INPUT RECORDS:
----------------

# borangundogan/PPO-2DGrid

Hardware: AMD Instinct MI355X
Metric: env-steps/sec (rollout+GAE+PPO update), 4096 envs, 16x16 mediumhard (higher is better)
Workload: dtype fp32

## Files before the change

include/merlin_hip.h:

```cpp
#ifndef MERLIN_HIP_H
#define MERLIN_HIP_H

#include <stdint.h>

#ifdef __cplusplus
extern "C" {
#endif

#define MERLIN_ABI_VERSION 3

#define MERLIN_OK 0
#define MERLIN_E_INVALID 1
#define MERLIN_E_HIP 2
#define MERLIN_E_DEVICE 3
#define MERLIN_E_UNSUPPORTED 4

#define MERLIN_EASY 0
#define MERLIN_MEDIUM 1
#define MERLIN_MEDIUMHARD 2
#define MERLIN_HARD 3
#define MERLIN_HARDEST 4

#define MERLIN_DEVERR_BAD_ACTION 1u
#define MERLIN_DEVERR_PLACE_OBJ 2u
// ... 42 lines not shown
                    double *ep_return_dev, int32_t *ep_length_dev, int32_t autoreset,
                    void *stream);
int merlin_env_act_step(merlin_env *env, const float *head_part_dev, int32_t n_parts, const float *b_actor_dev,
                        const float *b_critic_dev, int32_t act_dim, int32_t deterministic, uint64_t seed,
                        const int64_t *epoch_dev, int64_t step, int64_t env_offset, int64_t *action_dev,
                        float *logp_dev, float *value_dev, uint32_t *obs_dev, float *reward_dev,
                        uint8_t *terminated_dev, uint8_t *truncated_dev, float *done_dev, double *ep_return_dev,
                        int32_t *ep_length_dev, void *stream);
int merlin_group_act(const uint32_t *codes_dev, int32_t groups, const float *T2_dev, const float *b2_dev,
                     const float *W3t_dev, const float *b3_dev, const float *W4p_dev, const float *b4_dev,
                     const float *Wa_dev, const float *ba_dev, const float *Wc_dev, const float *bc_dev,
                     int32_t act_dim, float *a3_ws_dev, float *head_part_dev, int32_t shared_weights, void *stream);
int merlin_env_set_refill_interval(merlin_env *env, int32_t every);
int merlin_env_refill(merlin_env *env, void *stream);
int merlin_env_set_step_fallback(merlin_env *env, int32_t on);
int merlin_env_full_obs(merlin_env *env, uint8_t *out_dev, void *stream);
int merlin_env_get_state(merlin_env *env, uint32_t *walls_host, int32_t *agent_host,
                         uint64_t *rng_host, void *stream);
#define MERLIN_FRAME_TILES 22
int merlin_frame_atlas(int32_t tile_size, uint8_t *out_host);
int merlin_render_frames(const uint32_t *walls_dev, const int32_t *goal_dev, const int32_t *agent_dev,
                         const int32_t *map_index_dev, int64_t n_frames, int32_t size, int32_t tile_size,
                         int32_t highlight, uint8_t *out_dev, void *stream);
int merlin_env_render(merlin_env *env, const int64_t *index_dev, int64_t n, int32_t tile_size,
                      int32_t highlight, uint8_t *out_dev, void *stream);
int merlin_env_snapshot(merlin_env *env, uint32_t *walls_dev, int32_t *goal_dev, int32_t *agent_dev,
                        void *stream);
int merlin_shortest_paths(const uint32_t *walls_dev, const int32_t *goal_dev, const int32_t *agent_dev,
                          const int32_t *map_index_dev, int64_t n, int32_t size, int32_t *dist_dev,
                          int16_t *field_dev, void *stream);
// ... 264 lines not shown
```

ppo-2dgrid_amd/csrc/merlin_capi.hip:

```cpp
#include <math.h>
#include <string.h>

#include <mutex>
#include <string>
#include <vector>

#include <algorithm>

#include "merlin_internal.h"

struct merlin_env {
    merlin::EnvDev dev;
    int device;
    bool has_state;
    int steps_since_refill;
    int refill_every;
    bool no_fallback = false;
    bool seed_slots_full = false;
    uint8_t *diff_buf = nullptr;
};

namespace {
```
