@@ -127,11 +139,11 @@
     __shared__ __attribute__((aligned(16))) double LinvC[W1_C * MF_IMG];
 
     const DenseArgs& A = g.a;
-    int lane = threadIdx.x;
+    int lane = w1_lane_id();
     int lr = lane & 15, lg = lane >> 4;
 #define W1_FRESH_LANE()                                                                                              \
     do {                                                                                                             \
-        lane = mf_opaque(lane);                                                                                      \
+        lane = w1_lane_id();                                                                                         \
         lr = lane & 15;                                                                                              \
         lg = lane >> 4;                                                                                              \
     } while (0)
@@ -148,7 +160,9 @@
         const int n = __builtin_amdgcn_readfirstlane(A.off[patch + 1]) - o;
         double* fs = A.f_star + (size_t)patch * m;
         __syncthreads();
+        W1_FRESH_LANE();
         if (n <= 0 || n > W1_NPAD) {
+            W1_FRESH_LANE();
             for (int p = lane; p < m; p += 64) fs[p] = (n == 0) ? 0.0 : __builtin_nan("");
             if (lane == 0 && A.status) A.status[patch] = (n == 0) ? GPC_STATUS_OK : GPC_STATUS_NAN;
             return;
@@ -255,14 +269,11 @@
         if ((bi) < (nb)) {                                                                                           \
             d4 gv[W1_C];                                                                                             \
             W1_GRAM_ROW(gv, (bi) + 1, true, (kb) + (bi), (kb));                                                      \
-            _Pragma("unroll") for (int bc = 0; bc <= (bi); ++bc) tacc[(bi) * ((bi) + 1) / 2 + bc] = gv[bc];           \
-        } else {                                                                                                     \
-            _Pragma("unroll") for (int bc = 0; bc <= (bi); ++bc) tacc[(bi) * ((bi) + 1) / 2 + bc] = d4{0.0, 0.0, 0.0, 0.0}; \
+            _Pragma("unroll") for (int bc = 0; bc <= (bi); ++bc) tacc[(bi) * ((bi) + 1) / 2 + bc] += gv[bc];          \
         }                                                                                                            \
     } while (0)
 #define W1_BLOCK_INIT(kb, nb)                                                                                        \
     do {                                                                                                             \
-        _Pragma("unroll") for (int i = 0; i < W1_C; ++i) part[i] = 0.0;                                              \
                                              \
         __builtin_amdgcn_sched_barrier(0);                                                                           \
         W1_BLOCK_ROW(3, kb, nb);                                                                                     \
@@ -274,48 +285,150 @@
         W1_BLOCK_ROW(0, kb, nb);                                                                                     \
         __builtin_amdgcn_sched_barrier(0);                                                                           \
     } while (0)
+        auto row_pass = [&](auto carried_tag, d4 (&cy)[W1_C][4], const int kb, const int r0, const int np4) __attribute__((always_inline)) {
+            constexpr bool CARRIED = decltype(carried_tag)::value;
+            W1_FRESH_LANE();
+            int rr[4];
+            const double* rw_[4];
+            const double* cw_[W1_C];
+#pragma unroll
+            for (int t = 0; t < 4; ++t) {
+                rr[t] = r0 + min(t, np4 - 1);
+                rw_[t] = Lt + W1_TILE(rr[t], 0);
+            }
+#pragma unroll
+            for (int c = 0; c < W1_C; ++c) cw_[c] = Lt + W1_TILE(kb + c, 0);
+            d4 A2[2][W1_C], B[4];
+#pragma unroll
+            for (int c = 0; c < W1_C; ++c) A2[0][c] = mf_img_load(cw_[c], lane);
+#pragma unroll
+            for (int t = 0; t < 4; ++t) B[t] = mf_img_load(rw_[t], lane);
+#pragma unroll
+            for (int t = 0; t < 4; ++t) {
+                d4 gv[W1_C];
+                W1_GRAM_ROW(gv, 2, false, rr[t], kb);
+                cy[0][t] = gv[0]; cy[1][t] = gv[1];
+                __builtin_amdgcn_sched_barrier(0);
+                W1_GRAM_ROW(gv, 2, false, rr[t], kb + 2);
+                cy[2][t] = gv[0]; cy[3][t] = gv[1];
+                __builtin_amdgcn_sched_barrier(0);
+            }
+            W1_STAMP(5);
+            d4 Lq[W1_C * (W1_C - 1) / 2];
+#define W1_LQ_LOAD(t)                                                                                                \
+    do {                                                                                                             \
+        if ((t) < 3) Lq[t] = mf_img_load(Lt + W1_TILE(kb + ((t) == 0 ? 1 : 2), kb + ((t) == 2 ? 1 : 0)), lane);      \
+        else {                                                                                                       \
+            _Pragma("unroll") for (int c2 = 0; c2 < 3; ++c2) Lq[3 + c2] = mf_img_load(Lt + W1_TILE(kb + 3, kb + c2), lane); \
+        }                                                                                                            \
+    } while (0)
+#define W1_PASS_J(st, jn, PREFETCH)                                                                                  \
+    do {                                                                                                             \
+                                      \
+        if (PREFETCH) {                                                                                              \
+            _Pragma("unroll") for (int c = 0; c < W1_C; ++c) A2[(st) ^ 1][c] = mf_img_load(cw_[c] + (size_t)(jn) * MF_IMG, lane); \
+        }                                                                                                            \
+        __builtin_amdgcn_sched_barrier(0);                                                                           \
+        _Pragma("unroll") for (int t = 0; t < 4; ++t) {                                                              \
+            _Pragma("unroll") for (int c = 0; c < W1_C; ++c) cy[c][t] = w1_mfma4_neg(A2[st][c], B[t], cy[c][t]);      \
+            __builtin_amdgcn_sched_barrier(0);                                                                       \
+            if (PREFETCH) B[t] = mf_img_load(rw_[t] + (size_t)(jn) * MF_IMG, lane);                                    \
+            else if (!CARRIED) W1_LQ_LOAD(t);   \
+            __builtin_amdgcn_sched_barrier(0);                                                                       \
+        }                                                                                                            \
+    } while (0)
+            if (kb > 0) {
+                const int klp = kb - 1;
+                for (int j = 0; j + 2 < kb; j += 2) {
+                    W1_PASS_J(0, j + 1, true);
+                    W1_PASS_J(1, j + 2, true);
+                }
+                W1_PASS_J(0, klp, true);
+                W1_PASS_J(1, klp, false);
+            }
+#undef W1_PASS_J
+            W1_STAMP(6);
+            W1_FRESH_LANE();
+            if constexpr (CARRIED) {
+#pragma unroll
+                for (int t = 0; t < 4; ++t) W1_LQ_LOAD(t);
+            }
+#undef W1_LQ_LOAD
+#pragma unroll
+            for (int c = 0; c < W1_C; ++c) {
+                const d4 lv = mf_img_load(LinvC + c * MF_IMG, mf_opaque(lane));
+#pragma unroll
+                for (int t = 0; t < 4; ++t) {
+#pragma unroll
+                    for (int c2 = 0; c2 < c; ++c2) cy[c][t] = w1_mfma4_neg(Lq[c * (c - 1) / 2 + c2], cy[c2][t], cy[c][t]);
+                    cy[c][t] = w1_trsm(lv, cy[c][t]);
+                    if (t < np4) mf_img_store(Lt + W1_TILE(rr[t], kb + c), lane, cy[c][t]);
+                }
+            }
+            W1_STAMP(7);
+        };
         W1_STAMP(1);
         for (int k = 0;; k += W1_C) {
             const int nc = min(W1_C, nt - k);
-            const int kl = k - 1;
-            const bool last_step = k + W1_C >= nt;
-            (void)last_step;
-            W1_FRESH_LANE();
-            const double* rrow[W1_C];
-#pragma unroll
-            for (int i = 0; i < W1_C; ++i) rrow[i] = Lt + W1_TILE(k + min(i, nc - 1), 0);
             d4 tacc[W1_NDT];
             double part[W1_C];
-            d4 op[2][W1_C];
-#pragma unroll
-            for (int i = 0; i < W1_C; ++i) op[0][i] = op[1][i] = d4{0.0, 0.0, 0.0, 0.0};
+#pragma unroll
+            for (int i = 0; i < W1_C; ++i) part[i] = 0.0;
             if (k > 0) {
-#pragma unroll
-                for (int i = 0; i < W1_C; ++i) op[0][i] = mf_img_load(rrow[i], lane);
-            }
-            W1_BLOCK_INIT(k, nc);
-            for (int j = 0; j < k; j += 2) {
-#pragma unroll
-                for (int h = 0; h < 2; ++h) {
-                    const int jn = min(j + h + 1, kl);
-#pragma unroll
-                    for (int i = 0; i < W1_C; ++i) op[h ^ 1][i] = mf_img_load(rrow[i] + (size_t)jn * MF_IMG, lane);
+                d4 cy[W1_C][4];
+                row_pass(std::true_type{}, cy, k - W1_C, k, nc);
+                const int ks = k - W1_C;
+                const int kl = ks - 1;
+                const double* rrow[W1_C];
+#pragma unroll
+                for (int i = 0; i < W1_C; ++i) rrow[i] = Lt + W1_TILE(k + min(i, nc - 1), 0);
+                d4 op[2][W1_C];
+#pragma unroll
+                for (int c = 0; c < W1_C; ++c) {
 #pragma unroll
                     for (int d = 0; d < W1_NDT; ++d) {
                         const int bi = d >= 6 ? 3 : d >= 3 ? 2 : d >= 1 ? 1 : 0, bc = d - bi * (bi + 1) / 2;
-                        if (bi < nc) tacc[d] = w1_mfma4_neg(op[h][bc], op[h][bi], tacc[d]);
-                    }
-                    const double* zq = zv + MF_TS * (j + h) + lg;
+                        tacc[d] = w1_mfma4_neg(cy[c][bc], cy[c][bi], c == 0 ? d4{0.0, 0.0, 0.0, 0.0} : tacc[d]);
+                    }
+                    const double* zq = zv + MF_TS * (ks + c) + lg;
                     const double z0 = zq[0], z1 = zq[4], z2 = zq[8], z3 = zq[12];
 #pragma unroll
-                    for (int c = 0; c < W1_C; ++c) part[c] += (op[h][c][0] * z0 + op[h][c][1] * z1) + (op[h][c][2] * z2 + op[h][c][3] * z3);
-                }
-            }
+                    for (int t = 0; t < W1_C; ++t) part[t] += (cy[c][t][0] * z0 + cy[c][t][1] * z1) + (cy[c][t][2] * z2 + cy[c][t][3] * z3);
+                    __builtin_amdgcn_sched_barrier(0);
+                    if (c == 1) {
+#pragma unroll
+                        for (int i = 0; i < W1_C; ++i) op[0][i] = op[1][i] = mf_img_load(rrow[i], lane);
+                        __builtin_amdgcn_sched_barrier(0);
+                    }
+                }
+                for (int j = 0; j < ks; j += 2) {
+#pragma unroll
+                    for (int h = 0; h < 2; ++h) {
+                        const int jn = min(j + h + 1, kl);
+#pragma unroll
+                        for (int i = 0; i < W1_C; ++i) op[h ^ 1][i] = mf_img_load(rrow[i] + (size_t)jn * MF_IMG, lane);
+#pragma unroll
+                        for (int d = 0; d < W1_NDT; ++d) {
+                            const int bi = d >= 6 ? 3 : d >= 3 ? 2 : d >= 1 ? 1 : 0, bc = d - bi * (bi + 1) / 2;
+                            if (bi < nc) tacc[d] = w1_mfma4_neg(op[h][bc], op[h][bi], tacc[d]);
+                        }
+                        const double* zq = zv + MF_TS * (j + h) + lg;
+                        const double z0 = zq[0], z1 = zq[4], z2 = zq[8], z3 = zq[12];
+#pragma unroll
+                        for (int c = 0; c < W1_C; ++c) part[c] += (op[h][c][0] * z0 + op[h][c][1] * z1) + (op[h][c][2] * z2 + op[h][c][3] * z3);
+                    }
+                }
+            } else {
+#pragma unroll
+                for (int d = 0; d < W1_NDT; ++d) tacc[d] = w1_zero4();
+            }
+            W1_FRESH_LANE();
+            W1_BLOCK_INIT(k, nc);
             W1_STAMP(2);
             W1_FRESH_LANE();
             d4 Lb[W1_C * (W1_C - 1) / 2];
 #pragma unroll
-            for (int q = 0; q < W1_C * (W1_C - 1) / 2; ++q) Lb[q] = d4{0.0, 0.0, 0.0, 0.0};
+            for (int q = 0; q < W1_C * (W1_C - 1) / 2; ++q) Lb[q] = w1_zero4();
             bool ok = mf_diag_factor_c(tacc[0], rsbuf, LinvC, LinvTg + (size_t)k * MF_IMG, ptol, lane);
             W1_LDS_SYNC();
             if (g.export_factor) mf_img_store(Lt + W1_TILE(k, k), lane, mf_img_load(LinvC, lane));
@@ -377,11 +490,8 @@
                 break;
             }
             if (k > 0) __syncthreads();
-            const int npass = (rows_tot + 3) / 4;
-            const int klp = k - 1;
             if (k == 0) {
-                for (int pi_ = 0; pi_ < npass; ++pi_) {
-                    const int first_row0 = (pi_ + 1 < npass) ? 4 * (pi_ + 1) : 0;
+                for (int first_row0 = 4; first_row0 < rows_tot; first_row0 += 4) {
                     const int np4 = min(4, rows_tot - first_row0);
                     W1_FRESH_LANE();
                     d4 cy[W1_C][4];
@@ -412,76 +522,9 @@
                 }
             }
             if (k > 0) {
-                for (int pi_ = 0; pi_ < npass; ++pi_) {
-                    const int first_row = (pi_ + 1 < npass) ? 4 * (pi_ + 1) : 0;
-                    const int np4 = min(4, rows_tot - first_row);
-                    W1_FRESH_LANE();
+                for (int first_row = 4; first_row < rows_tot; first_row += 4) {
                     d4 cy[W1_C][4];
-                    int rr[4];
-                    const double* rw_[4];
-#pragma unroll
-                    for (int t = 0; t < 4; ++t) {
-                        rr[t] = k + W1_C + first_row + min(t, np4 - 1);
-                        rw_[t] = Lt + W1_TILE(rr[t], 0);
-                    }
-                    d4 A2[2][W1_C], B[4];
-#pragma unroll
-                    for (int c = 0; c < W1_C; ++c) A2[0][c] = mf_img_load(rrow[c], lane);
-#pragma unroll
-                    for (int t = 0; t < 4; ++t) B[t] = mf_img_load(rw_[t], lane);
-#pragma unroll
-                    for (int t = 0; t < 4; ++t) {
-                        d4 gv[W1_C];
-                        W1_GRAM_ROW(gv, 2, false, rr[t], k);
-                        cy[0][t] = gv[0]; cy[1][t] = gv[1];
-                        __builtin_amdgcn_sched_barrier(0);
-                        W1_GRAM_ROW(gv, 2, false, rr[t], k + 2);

----------------

EXERCISE OBJECTIVE: If a line in the material above contains the word "false", copy it.

OUTPUT FOR THIS TASK:
    bool no_fallback = false;
    bool seed_slots_full = false;
+                W1_GRAM_ROW(gv, 2, false, rr[t], kb);
+                W1_GRAM_ROW(gv, 2, false, rr[t], kb + 2);
+                W1_PASS_J(1, klp, false);
-                        W1_GRAM_ROW(gv, 2, false, rr[t], k);
-                        W1_GRAM_ROW(gv, 2, false, rr[t], k + 2);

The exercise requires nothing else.